The lobbyists advising from the outside have the easiest go of it: They've got access to top government officials and that's what their clients want. The officeholders have to keep an eye on them, cautious of signs that the relationships are too incestuous.
As for the lobbyists making the move back into state government, they'll be in top jobs where it's difficult or impossible to avoid dealing with the same issues from the inside that they've been trying to influence from the outside. They have the built-in problem of having to avoid conflicts of interest, or even the appearance of conflicts, while trying to be effective aides to the state's top officials.
The lobsters in the pot are also long-time friends of the officials they're trying to help.
• Gov. Rick Perry is on the verge of hiring two former House members who've become successful advocates for business interests seeking legislative help. Cliff Johnson, mentioned here a couple of weeks ago, is poised to become a senior advisor who'll help with legislative work and trouble-shooting, and Mike Toomey, who was chief of staff to former Gov. Bill Clements, is giving up a lucrative practice in the lobby, at least temporarily, for a return engagement as Perry's chief.
The chief of staff position opened a week after the election, when Dr. Mike McKinney, a former state representative who took the job 14 months ago, announced he is resigning to move on to a new, unspecified job. McKinney will stick around until his successor is on board.
• House Speaker-presumptive Tom Craddick, R-Midland, (who has the signatures of more than two-thirds of the House members to succeed Pete Laney, D-Hale Center), named a transition team of Bill Ceverha, Bill Messer and Bill Miller. Ceverha and Messer are former House members who served with Craddick. Messer's a lobster. Ceverha is deeply involved in Republican politics and has been helping Craddick finance the Republican takeover of the House for several years. Miller is a public relations guru and business partner in Hillco with Neal "Buddy" Jones, another of the capital's top lobsters. He's been helping Craddick with the publicity end as well as with strategy.

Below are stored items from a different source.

@@ -46,28 +132,10 @@
   const size_t total = P * (size_t)cqn;
   for (size_t i = (size_t)blockIdx.x * 256 + threadIdx.x; i < total; i += (size_t)gridDim.x * 256) {
     const int cq = (int)(i % cqn);
-    const size_t pix = i / cqn, row = pix / tw;
-    const int x0 = 4 * (int)(pix % tw) - off;
-    f4 d[8], v[8];
-#pragma unroll
-    for (int b = 0; b < 8; ++b) {
-      f4 t = f4(0.f);
-      const int xx = x0 + b;
-      if (xx >= 0 && xx < W) {
-        const float* s = src + (row * W + xx) * (size_t)ld + cq * 4;
-        if (VEC) {
-          t = *reinterpret_cast<const f4*>(s);
-        } else {
-#pragma unroll
-          for (int e = 0; e < 4; ++e)
-            if (cq * 4 + e < c) t[e] = s[e];
-        }
-      }
-      d[b] = t;
-    }
-    w1_apply<float, 8, 8, kW1BT, false, f4>(d, v);
-#pragma unroll
-    for (int xi = 0; xi < 8; ++xi) *reinterpret_cast<f4*>(V + ((size_t)xi * P + pix) * Cp + cq * 4) = v[xi];
+    const size_t pix = i / cqn;
+    f4 d[8];
+    w1_load_cols<VEC, 8>(src, d, pix / tw, 4 * (int)(pix % tw) - off, W, c, ld, cq);
+    w1_input_store(d, V, P, pix, Cp, cq);
   }
 }
 
@@ -78,89 +146,26 @@
   const size_t total = P * (size_t)cqn;
   for (size_t i = (size_t)blockIdx.x * 256 + threadIdx.x; i < total; i += (size_t)gridDim.x * 256) {
     const int cq = (int)(i % cqn);
-    const size_t pix = i / cqn, row = pix / tw;
-    const int x0 = 4 * (int)(pix % tw);
-    f4 y[4], z[8];
-#pragma unroll
-    for (int b = 0; b < 4; ++b) {
-      f4 t = f4(0.f);
-      if (x0 + b < wo) {
-        const float* s = dz + (row * wo + x0 + b) * (size_t)ld + cq * 4;
-        if (VEC) {
-          t = *reinterpret_cast<const f4*>(s);
-        } else {
-#pragma unroll
-          for (int e = 0; e < 4; ++e)
-            if (cq * 4 + e < k) t[e] = s[e];
-        }
-      }
-      y[b] = t;
-    }
-    w1_apply<float, 4, 8, kW1AT, true, f4>(y, z);
-#pragma unroll
-    for (int xi = 0; xi < 8; ++xi) *reinterpret_cast<f4*>(Z + ((size_t)xi * P + pix) * Kp + cq * 4) = z[xi];
+    const size_t pix = i / cqn;
+    f4 y[4];
+    w1_load_cols<VEC, 4>(dz, y, pix / tw, 4 * (int)(pix % tw), wo, k, ld, cq);
+    w1_dz_store(y, Z, P, pix, Kp, cq);
   }
 }
 
 template <bool VEC>
 __global__ __launch_bounds__(256) void wino1d_output_kernel(const float* __restrict__ M, float* __restrict__ out, const float* __restrict__ mask,
                                                             int w, int ncols, int ld, int tw, int Np, size_t P) {
-  const int cqn = Np / 4;
-  const size_t total = P * (size_t)cqn;
-  for (size_t i = (size_t)blockIdx.x * 256 + threadIdx.x; i < total; i += (size_t)gridDim.x * 256) {
-    const int cq = (int)(i % cqn);
-    const size_t pix = i / cqn, row = pix / tw;
-    const int x0 = 4 * (int)(pix % tw);
-    f4 m[8], y[4];
-#pragma unroll
-    for (int xi = 0; xi < 8; ++xi) m[xi] = *reinterpret_cast<const f4*>(M + ((size_t)xi * P + pix) * Np + cq * 4);
-    w1_apply<float, 4, 8, kW1AT, false, f4>(m, y);
-#pragma unroll
-    for (int b = 0; b < 4; ++b) {
-      if (x0 + b >= w) continue;
-      const size_t o = (row * w + x0 + b) * (size_t)ld + cq * 4;
-      f4 v = y[b];
-      if (VEC) {
-        if (mask) {
-          const f4 a = *reinterpret_cast<const f4*>(mask + o);
-#pragma unroll
-          for (int e = 0; e < 4; ++e) v[e] = apply_act_grad(v[e], a[e], EPI_RELU, 1.f);
-        }
-        *reinterpret_cast<f4*>(out + o) = v;
-      } else {
-#pragma unroll
-        for (int e = 0; e < 4; ++e)
-          if (cq * 4 + e < ncols) out[o + e] = mask ? apply_act_grad(v[e], mask[o + e], EPI_RELU, 1.f) : v[e];
-      }
-    }
-  }
+  const size_t total = P * (size_t)(Np / 4);
+  for (size_t i = (size_t)blockIdx.x * 256 + threadIdx.x; i < total; i += (size_t)gridDim.x * 256)
+    w1_output_item<VEC>(i, M, out, mask, w, ncols, ld, tw, Np, P);
 }
 
 __global__ __launch_bounds__(256) void wino1d_dw_kernel(const float* __restrict__ slabs, const float* __restrict__ bparts, float* __restrict__ dw,
                                                         float* __restrict__ db, int c, int k, int R, int Cp, int Kp, int splits) {
-  const size_t total = (size_t)R * c * k, plane = (size_t)R * Cp * Kp;
-  for (size_t i = (size_t)blockIdx.x * 256 + threadIdx.x; i < total; i += (size_t)gridDim.x * 256) {
-    const int col = (int)(i % k), row = (int)((i / k) % c), r = (int)(i / ((size_t)k * c));
-    const size_t at = ((size_t)r * Cp + row) * Kp + col;
-    double m[8], g[5];
-#pragma unroll
-    for (int xi = 0; xi < 8; ++xi) m[xi] = (double)slabs[(size_t)xi * splits * plane + at];
-    for (int z = 1; z < splits; ++z) {
-      float v[8];
-#pragma unroll
-      for (int xi = 0; xi < 8; ++xi) v[xi] = slabs[((size_t)xi * splits + z) * plane + at];
-#pragma unroll
-      for (int xi = 0; xi < 8; ++xi) m[xi] += (double)v[xi];
-    }
-    w1_apply<double, 8, 5, kW1Gd, true, double>(m, g);
-#pragma unroll
-    for (int s = 0; s < 5; ++s) dw[((size_t)(r * 5 + s) * c + row) * k + col] = (float)g[s];
-    if (db && r == 0 && row == 0) {
-      float s = bparts[col];
-      for (int z = 1; z < splits; ++z) s += bparts[(size_t)z * Kp + col];
-      db[col] = s;
-    }
-  }
+  const size_t total = (size_t)R * c * k;
+  for (size_t i = (size_t)blockIdx.x * 256 + threadIdx.x; i < total; i += (size_t)gridDim.x * 256)
+    w1_dw_item(i, slabs, bparts, dw, db, c, k, R, Cp, Kp, splits);
 }
 
 constexpr int kPlanes = 8;
@@ -184,9 +189,11 @@
   return (int)b;
 }
 
-int wino1d_grad_splits(int M, int N, size_t pixels) { return plane_splits(kPlanes, M, N, pixels, true, "A3D_WINO1D_GRAD_SPLIT"); }
-
-Wino1dGeom wino1d_geom(const a3d_conv_desc* d) {
+int wino1d_grad_splits(int M, int N, size_t pixels, int bm, int bn) {
+  return plane_splits(kPlanes, M, N, pixels, true, "A3D_WINO1D_GRAD_SPLIT", bm, bn);
+}
+
+Wino1dGeom wino1d_geom(const a3d_conv_desc* d, bool narrow) {
   Wino1dGeom g{};
   g.R = d->r;
   g.tw = (d->w + 3) / 4;
@@ -196,7 +203,7 @@
   g.K = d->k; g.N = d->c;
   g.Kp = (g.K + 3) / 4 * 4;
   g.Np = (g.N + 3) / 4 * 4;
-  g.bn = g.Np <= 96 ? 96 : 128;
+  g.bn = narrow && g.Np <= 64 ? 64 : g.Np <= 96 ? 96 : 128;
   g.tiles_m = (int)((g.Pm + 127) / 128);
   g.tiles_n = (g.Np + g.bn - 1) / g.bn;
   g.nk = (g.R * g.Kp + kBK - 1) / kBK;
@@ -208,7 +215,7 @@
   return g;
 }
 
-Wino1dGradGeom wino1d_grad_geom(const a3d_conv_desc* d) {
+Wino1dGradGeom wino1d_grad_geom(const a3d_conv_desc* d, bool narrow) {
   Wino1dGradGeom g{};
   g.R = d->r;
   g.tw = (d->wo + 3) / 4;
@@ -216,7 +223,8 @@
   g.Pz = (size_t)d->n * d->ho * g.tw;
   g.Cp = (d->c + 3) / 4 * 4;
   g.Kp = (d->k + 3) / 4 * 4;
-  g.splits = wino1d_grad_splits(g.R * g.Cp, g.Kp, g.Pz);
+  g.bm = g.bn = narrow && g.Kp <= 64 ? 64 : kBM;
+  g.splits = wino1d_grad_splits(g.R * g.Cp, g.Kp, g.Pz, g.bm, g.bn);
   g.v_bytes = up256((size_t)kPlanes * g.Px * g.Cp * 4);
   g.z_bytes = up256((size_t)kPlanes * g.Pz * g.Kp * 4);
   g.slab_bytes = up256((size_t)kPlanes * g.splits * g.R * g.Cp * g.Kp * 4);
@@ -281,7 +289,9 @@
   return timing_record(MODE_BWD_D, A3D_PREC_F32, 128, g.bn, 4, g.bn == 96 ? 4 : 8, kBK, 4, 4, 0, (int)(kPlanes * g.Pm), g.N, g.R * g.K);
 }
 a3d_timing_record wino1d_grad_record(const a3d_conv_desc* d, const Wino1dGradGeom& g) {
-  a3d_timing_record r = timing_record(MODE_BWD_F, A3D_PREC_F32, kBM, kBN, kWavesM, kNWaves, kBK, 4, 4, 0, g.R * d->c, d->k, (int)(kPlanes * g.Pz));
+  const bool nar = g.bn == 64;
+  a3d_timing_record r = timing_record(MODE_BWD_F, A3D_PREC_F32, g.bm, g.bn, nar ? 2 : kWavesM, nar ? 4 : kNWaves, kBK, 4, 4, 0, g.R * d->c, d->k,
+                                      (int)(kPlanes * g.Pz));
   r.splitk = g.splits;
   return r;
 }
@@ -299,14 +309,111 @@
   const int rc = plane_gemm(MODE_FWD, g.bn, p, bt, (unsigned)g.blocks, kPlanes, "wino1d_gemm", st);
   if (rc != A3D_OK) return rc;
   const dim3 grid((unsigned)(g.tiles_m * g.tiles_n), (128 * g.bn / 256 + 3) / 4, kPlanes);
-  if (g.bn == 96) hipLaunchKernelGGL((wino1d_fixup_kernel<96, 4, 4>), grid, dim3(256), 0, st, p, (uint32_t)g.blocks, bt);
+  if (g.bn == 64) hipLaunchKernelGGL((wino1d_fixup_kernel<64, 4, 8>), grid, dim3(256), 0, st, p, (uint32_t)g.blocks, bt);
+  else if (g.bn == 96) hipLaunchKernelGGL((wino1d_fixup_kernel<96, 4, 4>), grid, dim3(256), 0, st, p, (uint32_t)g.blocks, bt);
   else hipLaunchKernelGGL((wino1d_fixup_kernel<kBN, kWavesM, kNWaves>), grid, dim3(256), 0, st, p, (uint32_t)g.blocks, bt);
   return check_launch("wino1d_fixup");
 }
 
 int wino1d_grad_gemm(IgemmParams& p, const Wino1dGradGeom& g, hipStream_t st) {
-  plane_tiles(p, g.splits);
-  return plane_gemm(MODE_BWD_F, kBN, p, wino1d_grad_batch(g), (unsigned)(p.tiles_m * p.tiles_n * p.splitk), kPlanes, "wino1d_grad_gemm", st);
-}
-
-}
+  plane_tiles(p, g.splits, g.bm, g.bn);
+  return plane_gemm(MODE_BWD_F, g.bn, p, wino1d_grad_batch(g), (unsigned)(p.tiles_m * p.tiles_n * p.splitk), kPlanes, "wino1d_grad_gemm", st);
+}
+
+
+struct Wino1dBwdXform {
+  const float *x, *dz;
+  float *Vx, *Vdz, *Z;
+  int w, c, ldx, xtw, xoff, Cp;
+  int wo, k, ldy, dtw, doff, Kp;
+  size_t Px, Pd, Pz, x_items;
+};
+template <bool VEC>
+__global__ __launch_bounds__(256) void wino1d_bwd_transform_kernel(const Wino1dBwdXform q) {
+  const int cqx = q.Cp / 4, cqd = q.Kp / 4;
+  const size_t total = q.x_items + q.Pd * (size_t)cqd;
+  for (size_t i = (size_t)blockIdx.x * 256 + threadIdx.x; i < total; i += (size_t)gridDim.x * 256) {
+    f4 d[8];
+    if (i < q.x_items) {
+      const int cq = (int)(i % cqx);
+      const size_t pix = i / cqx;
+      w1_load_cols<VEC, 8>(q.x, d, pix / q.xtw, 4 * (int)(pix % q.xtw) - q.xoff, q.w, q.c, q.ldx, cq);
+      w1_input_store(d, q.Vx, q.Px, pix, q.Cp, cq);
+      continue;
+    }
+    const size_t j = i - q.x_items;
+    const int cq = (int)(j % cqd);
+    const size_t pix = j / cqd, row = pix / q.dtw;
+    const int t = (int)(pix % q.dtw);
+    w1_load_cols<VEC, 8>(q.dz, d, row, 4 * t - q.doff, q.wo, q.k, q.ldy, cq);
+    w1_input_store(d, q.Vdz, q.Pd, pix, q.Kp, cq);
+    if (t < q.xtw) {
+      f4 y[4];
+#pragma unroll
+      for (int b = 0; b < 4; ++b) {
+        y[b] = d[b];
+#pragma unroll
+        for (int o = 1; o <= 4; ++o)
+          if (q.doff == o) y[b] = d[o + b];
+      }
+      w1_dz_store(y, q.Z, q.Pz, row * q.xtw + t, q.Kp, cq);
+    }
+  }
+}
+
+int wino1d_bwd_transforms(const a3d_conv_desc* d, const Wino1dGeom& g, const Wino1dGradGeom& gg, const float* x, const float* dz, float* Vx,
+                          float* Vdz, float* Z, hipStream_t st) {
+  if (gg.tw > g.tw) {
+    int rc = wino1d_input(x, Vx, (size_t)d->n * d->h, d->w, d->c, d->ldx, d->pad_l, gg.tw, gg.Cp, st);
+    if (rc == A3D_OK) rc = wino1d_dz(d, gg, dz, Z, st);
+    return rc != A3D_OK ? rc : wino1d_input(dz, Vdz, (size_t)d->n * d->ho, d->wo, d->k, d->ldy, g.off, g.tw, g.Kp, st);
+  }
+  Wino1dBwdXform q{};
+  q.x = x; q.dz = dz; q.Vx = Vx; q.Vdz = Vdz; q.Z = Z;
+  q.w = d->w; q.c = d->c; q.ldx = d->ldx; q.xtw = gg.tw; q.xoff = d->pad_l; q.Cp = gg.Cp;
+  q.wo = d->wo; q.k = d->k; q.ldy = d->ldy; q.dtw = g.tw; q.doff = g.off; q.Kp = g.Kp;
+  q.Px = gg.Px; q.Pd = g.Pv; q.Pz = gg.Pz; q.x_items = gg.Px * (size_t)(gg.Cp / 4);
+  const bool vec = d->c % 4 == 0 && d->ldx % 4 == 0 && aligned16(x) && d->k % 4 == 0 && d->ldy % 4 == 0 && aligned16(dz);
+  const dim3 grid(grid_for(q.x_items + g.Pv * (size_t)(g.Kp / 4), 256, 1u << 20)), block(256);
+  clear_stale_error();
+  if (vec) hipLaunchKernelGGL(wino1d_bwd_transform_kernel<true>, grid, block, 0, st, q);
+  else hipLaunchKernelGGL(wino1d_bwd_transform_kernel<false>, grid, block, 0, st, q);
+  return check_launch("wino1d_bwd_transform");
+}
+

Craddick is looking for a chief of staff, but rumors that Texas Association of Business honcho Bill Hammond would get that job appear off-base. Hammond says there was never serious talk about it.
• Lt. Gov.-elect David Dewhurst's lobby list is shorter, but like the lists of Craddick and Perry, includes a lobbyist who is also a friend. Former Rep. Bruce Gibson, now a lobbyist/executive with Reliant Energy in Houston, is the leading candidate to become Dewhurst's chief of staff. Gibson served as one of several chiefs of staff to former Lt. Gov. Bob Bullock.
Friends in High Places
The list of companies and individuals on those lobbyists' disclosure filings with the state are extensive—these are some of the state's most sought after legislative consultants. The rundown, according to the Texas Ethics Commission's website:
• Cliff Johnson represents Barbour Griffith & Rogers Inc., Camino Columbia Inc., City of Austin, City of Houston, City of Temple, David Dunning, GTECH Corp., John Lewis, David Palmer, Public Utilities Board of Brownsville, Southwestern Bell Telephone Co., Stevedoring Services of America, TXU, Texas Petroleum Marketers and Convenience Store Association, Upper Neches River Municipal Authority, Waste Management Inc.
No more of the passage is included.